§ **Task objective**: Copy out all the lines of the data that hold the word "bool".

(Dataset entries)
==============================

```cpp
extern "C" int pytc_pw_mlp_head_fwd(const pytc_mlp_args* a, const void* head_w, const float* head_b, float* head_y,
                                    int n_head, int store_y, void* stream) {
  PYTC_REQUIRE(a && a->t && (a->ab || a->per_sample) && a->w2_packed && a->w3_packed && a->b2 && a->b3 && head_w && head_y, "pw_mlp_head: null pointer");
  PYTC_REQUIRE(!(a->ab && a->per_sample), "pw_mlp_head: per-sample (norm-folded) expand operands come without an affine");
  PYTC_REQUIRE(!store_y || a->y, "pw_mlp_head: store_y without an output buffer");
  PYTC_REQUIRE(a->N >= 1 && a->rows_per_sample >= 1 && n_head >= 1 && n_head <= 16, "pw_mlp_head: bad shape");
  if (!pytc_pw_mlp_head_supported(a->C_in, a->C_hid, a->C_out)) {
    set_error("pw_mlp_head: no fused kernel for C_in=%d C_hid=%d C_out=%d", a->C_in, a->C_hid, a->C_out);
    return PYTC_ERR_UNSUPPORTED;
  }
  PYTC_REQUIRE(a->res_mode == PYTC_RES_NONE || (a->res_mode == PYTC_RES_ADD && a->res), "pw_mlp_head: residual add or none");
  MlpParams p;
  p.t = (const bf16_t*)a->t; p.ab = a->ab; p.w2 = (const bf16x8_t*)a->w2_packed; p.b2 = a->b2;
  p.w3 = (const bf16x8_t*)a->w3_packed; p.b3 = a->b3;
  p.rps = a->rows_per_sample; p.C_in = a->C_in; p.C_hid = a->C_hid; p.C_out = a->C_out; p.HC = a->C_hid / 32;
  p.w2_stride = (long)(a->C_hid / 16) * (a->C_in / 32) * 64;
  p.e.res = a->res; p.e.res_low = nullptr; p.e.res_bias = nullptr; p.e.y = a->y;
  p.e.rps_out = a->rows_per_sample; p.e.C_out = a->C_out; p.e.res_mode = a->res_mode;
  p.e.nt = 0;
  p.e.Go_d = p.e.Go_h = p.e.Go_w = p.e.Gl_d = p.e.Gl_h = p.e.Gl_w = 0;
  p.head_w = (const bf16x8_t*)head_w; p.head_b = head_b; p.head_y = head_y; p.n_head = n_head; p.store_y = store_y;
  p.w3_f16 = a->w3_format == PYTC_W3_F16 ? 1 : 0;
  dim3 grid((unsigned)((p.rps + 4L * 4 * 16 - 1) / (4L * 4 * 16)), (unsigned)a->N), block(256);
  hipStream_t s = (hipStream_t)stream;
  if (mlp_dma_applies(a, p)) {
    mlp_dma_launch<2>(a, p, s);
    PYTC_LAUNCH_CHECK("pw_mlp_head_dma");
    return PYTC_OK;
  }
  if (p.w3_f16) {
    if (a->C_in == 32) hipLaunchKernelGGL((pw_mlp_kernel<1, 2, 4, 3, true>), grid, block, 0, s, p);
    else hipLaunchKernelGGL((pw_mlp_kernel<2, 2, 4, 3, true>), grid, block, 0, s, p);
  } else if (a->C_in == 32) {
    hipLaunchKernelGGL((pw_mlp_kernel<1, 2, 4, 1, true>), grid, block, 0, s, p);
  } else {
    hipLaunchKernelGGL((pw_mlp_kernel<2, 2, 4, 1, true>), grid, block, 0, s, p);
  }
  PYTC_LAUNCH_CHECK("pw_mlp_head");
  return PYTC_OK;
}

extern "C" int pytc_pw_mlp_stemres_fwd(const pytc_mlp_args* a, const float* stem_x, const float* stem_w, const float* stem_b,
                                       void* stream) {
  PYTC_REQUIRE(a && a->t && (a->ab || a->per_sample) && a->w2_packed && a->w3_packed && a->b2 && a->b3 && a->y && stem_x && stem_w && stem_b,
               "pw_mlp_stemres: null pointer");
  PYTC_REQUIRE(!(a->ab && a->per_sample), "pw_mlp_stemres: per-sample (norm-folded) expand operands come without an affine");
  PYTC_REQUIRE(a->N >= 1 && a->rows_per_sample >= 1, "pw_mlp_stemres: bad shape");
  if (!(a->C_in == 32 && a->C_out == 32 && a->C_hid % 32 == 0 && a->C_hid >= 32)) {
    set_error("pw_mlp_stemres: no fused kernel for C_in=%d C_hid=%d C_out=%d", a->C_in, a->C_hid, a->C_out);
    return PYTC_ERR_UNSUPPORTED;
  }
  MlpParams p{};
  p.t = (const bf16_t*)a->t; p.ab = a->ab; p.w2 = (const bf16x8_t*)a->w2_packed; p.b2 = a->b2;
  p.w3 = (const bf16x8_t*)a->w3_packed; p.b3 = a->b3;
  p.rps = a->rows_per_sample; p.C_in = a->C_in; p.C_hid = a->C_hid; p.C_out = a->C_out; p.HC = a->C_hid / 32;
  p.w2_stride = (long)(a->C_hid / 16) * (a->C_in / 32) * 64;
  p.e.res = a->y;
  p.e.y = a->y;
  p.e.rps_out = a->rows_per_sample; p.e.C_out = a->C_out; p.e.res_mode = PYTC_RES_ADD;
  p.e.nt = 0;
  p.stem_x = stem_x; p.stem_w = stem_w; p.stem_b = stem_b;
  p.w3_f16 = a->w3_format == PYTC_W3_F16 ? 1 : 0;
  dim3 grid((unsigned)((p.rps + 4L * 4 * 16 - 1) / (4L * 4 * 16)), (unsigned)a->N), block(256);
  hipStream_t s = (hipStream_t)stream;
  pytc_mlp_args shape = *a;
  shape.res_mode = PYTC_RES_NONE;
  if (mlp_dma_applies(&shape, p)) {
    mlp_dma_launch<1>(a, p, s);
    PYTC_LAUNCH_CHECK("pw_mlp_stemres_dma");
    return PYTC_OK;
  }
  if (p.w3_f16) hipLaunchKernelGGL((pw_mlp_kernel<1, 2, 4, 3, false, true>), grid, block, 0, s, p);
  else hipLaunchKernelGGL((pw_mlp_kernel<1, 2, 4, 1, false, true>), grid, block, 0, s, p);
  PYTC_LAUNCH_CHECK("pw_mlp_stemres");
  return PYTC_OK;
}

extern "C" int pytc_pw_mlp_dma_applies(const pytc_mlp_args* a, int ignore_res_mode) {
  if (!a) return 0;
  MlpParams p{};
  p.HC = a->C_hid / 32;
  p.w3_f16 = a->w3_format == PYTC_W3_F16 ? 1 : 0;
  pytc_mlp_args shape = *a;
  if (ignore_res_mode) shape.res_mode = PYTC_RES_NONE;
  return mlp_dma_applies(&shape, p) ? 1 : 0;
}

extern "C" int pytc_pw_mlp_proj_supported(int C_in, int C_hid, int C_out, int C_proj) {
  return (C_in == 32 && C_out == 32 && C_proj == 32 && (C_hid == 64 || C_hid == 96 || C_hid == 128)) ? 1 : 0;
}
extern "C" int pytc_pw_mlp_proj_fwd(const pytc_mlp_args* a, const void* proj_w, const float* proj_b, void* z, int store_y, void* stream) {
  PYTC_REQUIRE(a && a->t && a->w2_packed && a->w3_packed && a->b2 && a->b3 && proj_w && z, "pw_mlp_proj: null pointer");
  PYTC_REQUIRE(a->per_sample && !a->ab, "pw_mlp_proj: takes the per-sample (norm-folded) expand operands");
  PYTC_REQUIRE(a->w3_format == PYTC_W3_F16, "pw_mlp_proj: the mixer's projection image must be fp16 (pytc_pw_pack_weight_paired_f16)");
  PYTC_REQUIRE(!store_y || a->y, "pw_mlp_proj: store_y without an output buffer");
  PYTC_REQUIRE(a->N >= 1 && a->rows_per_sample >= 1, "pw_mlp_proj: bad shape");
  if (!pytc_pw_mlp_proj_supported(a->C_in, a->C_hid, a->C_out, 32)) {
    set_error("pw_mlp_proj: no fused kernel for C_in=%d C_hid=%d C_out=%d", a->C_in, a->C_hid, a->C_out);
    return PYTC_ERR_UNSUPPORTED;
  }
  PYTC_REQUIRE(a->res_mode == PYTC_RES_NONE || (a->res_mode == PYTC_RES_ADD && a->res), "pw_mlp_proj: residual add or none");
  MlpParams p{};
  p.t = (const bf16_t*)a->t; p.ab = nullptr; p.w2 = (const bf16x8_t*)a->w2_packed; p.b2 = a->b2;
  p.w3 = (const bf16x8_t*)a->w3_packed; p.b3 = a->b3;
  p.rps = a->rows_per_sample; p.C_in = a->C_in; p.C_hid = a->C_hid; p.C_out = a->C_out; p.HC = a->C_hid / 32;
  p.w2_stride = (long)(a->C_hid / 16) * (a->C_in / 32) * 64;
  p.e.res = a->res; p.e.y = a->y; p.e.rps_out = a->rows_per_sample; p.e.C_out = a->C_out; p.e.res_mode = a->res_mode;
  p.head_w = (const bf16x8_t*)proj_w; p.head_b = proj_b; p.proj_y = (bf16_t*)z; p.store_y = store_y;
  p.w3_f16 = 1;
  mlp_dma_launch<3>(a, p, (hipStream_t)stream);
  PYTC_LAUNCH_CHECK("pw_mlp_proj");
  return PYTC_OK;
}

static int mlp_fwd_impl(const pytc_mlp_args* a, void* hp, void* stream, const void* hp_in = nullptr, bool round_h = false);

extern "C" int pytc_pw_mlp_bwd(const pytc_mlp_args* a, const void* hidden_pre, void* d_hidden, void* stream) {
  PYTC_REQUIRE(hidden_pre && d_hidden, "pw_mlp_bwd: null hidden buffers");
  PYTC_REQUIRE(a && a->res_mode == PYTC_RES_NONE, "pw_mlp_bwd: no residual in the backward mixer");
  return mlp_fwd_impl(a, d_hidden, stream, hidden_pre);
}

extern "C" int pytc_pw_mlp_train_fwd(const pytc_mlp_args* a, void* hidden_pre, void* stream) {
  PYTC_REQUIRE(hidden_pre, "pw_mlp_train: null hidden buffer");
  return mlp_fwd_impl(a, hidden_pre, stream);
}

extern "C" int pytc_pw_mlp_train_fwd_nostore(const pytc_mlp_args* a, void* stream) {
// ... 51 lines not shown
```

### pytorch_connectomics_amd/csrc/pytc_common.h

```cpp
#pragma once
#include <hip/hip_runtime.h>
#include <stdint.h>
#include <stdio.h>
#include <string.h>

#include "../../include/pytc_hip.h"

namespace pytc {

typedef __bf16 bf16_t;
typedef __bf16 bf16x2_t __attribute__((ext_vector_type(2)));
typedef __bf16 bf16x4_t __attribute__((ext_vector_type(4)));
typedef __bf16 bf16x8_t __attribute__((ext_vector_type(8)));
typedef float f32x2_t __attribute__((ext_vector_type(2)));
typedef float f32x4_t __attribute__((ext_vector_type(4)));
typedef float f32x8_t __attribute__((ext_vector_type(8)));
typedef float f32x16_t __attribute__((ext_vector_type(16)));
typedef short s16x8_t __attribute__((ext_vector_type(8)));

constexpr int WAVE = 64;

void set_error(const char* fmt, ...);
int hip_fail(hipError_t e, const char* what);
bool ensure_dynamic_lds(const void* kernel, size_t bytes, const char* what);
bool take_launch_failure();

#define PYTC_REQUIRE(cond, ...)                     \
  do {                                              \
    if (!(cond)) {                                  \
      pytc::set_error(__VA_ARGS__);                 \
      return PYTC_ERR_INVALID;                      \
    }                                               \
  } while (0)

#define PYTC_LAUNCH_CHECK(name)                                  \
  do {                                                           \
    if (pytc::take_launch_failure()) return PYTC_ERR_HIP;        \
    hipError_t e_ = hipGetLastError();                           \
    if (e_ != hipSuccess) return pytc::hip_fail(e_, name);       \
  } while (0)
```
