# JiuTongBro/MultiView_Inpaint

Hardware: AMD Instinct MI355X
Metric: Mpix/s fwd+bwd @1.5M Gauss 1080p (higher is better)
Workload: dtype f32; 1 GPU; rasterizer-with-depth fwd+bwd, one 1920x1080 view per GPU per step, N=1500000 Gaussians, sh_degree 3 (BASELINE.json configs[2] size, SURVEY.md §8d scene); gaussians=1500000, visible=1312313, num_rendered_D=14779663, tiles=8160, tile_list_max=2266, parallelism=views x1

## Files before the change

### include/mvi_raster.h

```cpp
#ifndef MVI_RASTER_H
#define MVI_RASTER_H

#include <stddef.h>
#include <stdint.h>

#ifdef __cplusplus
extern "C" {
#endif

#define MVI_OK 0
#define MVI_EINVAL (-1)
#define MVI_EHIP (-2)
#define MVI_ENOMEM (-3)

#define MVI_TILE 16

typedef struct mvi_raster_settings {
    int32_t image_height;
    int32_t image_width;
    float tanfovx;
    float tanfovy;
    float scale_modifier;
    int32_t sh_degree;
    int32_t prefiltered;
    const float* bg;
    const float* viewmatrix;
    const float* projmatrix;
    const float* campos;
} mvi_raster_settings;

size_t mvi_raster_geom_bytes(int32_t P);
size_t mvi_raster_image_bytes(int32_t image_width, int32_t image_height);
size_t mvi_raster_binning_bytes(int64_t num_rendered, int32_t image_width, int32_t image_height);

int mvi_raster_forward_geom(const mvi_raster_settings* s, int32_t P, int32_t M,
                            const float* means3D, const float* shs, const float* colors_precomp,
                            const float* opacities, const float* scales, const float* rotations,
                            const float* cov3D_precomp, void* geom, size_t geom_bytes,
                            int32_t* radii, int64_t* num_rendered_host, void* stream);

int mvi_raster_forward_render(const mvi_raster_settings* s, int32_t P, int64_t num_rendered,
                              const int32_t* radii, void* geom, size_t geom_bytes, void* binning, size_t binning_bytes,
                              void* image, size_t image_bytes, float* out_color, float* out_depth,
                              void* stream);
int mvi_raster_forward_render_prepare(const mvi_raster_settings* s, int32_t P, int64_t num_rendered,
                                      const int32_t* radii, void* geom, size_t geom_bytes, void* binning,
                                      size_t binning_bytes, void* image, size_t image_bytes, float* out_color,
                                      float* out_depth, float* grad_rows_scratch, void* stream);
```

==============================

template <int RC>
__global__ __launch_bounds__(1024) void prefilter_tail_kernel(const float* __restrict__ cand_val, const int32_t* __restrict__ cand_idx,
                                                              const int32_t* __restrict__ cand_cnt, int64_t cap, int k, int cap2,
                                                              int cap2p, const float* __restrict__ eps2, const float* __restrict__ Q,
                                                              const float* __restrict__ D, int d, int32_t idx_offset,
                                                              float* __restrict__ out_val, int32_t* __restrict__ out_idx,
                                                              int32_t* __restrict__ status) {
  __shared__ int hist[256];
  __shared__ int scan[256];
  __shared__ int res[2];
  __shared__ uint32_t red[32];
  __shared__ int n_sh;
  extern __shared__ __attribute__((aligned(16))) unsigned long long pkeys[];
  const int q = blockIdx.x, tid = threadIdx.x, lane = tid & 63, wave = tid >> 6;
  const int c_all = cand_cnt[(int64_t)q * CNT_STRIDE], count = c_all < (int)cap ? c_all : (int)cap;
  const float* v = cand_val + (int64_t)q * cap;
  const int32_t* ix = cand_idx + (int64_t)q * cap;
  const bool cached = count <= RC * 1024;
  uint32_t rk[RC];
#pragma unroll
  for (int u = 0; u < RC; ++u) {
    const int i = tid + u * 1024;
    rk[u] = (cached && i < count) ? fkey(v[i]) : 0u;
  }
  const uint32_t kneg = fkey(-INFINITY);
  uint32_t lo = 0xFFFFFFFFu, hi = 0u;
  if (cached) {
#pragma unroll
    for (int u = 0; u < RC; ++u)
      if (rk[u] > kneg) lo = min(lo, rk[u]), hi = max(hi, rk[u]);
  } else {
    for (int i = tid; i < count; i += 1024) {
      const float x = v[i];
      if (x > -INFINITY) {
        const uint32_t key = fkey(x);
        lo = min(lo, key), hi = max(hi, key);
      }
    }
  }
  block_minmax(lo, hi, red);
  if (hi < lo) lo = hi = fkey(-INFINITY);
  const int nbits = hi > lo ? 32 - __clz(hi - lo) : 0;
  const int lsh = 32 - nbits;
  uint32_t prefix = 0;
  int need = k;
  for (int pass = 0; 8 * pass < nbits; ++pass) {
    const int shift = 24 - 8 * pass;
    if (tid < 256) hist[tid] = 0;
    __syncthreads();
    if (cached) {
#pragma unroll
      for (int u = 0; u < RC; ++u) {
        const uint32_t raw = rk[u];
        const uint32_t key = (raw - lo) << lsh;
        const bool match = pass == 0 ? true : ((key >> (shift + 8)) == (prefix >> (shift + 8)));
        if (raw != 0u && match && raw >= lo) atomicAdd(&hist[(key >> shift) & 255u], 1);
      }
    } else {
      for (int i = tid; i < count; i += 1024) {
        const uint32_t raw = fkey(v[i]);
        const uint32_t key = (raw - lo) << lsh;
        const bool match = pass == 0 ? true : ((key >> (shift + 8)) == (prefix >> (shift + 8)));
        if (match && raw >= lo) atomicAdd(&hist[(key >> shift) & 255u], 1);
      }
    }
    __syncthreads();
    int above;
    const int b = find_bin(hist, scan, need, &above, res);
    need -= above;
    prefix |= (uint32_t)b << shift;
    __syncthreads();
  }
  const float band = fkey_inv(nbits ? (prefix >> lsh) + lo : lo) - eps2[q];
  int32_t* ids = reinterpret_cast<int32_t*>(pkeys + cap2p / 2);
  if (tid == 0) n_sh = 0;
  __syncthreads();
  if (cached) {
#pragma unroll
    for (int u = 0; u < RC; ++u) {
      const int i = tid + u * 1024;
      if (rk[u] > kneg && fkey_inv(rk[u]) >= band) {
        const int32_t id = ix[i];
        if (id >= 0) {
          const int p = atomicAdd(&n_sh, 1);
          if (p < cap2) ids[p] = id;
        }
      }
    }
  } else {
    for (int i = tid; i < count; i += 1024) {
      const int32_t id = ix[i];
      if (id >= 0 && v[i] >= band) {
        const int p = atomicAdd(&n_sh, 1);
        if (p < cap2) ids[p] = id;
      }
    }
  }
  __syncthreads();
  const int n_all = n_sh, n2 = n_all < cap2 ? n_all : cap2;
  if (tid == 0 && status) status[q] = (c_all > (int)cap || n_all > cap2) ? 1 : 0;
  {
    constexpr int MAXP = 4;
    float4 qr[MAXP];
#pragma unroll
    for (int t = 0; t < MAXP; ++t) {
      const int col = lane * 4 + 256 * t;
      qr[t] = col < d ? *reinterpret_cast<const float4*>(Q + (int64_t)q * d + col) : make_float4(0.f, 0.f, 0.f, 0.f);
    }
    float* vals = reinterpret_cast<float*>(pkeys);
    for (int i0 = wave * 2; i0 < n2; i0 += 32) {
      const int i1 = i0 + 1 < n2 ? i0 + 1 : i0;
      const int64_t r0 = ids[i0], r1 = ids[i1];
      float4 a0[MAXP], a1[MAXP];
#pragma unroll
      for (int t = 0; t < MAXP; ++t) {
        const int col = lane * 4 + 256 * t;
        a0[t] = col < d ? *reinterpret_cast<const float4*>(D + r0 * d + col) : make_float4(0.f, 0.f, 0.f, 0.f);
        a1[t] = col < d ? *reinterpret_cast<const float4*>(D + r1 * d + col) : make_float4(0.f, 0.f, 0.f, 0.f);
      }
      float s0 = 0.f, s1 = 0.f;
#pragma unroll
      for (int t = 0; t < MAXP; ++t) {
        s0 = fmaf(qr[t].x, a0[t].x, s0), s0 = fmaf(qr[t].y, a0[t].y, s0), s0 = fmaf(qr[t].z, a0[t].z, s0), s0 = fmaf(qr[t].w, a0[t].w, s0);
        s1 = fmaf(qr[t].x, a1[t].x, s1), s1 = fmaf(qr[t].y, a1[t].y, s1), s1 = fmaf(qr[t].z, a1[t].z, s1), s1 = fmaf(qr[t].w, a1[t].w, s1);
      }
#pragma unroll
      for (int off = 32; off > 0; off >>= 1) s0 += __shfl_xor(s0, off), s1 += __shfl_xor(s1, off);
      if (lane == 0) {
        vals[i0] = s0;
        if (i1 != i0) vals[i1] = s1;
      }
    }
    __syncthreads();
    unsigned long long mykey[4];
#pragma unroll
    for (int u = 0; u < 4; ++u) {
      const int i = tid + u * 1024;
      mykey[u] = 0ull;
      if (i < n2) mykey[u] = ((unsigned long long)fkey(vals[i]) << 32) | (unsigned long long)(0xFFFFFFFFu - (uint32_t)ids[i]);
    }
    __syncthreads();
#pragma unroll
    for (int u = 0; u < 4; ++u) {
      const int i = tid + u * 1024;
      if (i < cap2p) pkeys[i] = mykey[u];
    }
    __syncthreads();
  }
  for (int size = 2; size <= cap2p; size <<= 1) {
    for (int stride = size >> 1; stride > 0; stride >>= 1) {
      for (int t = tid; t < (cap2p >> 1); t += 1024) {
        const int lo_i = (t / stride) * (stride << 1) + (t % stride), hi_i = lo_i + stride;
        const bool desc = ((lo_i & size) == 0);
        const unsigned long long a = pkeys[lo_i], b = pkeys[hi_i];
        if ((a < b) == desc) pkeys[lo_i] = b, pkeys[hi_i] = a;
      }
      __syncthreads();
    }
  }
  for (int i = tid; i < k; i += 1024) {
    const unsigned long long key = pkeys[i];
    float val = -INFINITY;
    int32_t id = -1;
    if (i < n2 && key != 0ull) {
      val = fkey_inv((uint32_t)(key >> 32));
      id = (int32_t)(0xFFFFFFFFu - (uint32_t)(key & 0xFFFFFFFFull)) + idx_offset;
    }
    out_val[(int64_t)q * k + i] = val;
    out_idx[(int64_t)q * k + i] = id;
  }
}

==============================

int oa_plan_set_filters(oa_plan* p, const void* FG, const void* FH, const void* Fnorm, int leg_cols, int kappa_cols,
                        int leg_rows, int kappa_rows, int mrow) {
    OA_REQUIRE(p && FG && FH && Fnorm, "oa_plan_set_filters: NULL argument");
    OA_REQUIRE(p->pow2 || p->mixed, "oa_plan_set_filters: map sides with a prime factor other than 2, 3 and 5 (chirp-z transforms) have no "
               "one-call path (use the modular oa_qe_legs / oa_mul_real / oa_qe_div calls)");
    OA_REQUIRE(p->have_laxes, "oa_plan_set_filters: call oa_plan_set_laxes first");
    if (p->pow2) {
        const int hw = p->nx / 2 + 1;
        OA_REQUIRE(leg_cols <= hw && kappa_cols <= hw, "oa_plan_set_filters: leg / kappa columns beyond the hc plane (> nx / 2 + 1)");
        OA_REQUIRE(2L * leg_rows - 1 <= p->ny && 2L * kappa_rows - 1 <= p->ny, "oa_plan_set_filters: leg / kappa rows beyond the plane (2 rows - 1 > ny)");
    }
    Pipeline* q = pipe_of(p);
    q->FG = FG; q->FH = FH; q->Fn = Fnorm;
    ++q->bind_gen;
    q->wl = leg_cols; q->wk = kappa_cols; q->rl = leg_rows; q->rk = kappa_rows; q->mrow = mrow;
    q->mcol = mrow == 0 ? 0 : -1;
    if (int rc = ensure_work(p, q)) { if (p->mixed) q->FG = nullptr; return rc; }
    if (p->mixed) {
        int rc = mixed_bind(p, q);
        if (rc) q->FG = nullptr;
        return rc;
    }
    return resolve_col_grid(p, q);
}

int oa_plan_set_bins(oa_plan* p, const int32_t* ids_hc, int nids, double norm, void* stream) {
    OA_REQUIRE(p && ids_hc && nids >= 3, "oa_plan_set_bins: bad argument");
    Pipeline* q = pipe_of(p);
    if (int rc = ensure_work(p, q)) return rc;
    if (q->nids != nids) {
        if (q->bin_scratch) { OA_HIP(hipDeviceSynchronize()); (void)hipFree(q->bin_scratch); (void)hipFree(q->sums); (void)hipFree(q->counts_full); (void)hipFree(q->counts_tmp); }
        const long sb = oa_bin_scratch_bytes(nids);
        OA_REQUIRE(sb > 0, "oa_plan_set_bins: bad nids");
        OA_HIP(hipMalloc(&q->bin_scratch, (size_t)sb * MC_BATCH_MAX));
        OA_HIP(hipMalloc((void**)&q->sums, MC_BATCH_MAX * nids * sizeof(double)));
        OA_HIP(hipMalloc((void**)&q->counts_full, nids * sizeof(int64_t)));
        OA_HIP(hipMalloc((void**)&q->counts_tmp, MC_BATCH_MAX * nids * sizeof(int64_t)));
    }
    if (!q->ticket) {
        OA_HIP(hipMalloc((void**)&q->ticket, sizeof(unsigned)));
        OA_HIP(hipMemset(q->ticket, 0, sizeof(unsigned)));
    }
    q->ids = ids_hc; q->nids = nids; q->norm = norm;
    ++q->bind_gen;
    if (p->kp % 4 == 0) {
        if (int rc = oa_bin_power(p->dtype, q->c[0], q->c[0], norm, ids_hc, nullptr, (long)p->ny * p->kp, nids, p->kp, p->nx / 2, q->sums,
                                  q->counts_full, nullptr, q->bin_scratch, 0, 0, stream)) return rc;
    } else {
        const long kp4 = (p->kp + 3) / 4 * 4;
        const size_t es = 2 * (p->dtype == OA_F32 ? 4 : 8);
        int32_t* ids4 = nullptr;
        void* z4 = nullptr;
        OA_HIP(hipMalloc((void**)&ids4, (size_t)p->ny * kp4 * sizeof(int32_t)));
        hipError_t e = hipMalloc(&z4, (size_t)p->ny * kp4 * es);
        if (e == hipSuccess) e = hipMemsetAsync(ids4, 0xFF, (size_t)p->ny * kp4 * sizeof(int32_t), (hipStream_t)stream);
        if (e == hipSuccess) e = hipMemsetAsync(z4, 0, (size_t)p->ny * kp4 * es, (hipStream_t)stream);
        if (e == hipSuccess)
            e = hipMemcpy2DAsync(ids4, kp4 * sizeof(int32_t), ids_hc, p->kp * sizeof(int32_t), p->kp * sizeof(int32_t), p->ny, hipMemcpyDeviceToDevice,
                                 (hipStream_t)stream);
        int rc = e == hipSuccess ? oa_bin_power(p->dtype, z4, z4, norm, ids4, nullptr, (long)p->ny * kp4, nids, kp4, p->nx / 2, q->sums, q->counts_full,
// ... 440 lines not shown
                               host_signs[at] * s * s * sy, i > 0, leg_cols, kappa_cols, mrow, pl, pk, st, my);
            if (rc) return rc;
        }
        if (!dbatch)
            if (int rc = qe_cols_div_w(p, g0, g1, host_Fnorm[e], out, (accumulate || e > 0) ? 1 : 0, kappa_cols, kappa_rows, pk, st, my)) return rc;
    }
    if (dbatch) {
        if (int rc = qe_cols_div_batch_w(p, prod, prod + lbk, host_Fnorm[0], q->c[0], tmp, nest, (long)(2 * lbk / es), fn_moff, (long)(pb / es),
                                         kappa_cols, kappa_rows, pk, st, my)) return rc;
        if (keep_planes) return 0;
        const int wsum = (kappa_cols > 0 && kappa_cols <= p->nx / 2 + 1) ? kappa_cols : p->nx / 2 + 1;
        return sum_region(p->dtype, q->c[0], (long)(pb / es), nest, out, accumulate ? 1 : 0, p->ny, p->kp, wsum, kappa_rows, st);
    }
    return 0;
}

==============================

§ **Answer space**:
static int mlp_fwd_impl(const pytc_mlp_args* a, void* hp, void* stream, const void* hp_in = nullptr, bool round_h = false);
bool ensure_dynamic_lds(const void* kernel, size_t bytes, const char* what);
bool take_launch_failure();
  const bool cached = count <= RC * 1024;
        const bool match = pass == 0 ? true : ((key >> (shift + 8)) == (prefix >> (shift + 8)));
        const bool match = pass == 0 ? true : ((key >> (shift + 8)) == (prefix >> (shift + 8)));
        const bool desc = ((lo_i & size) == 0);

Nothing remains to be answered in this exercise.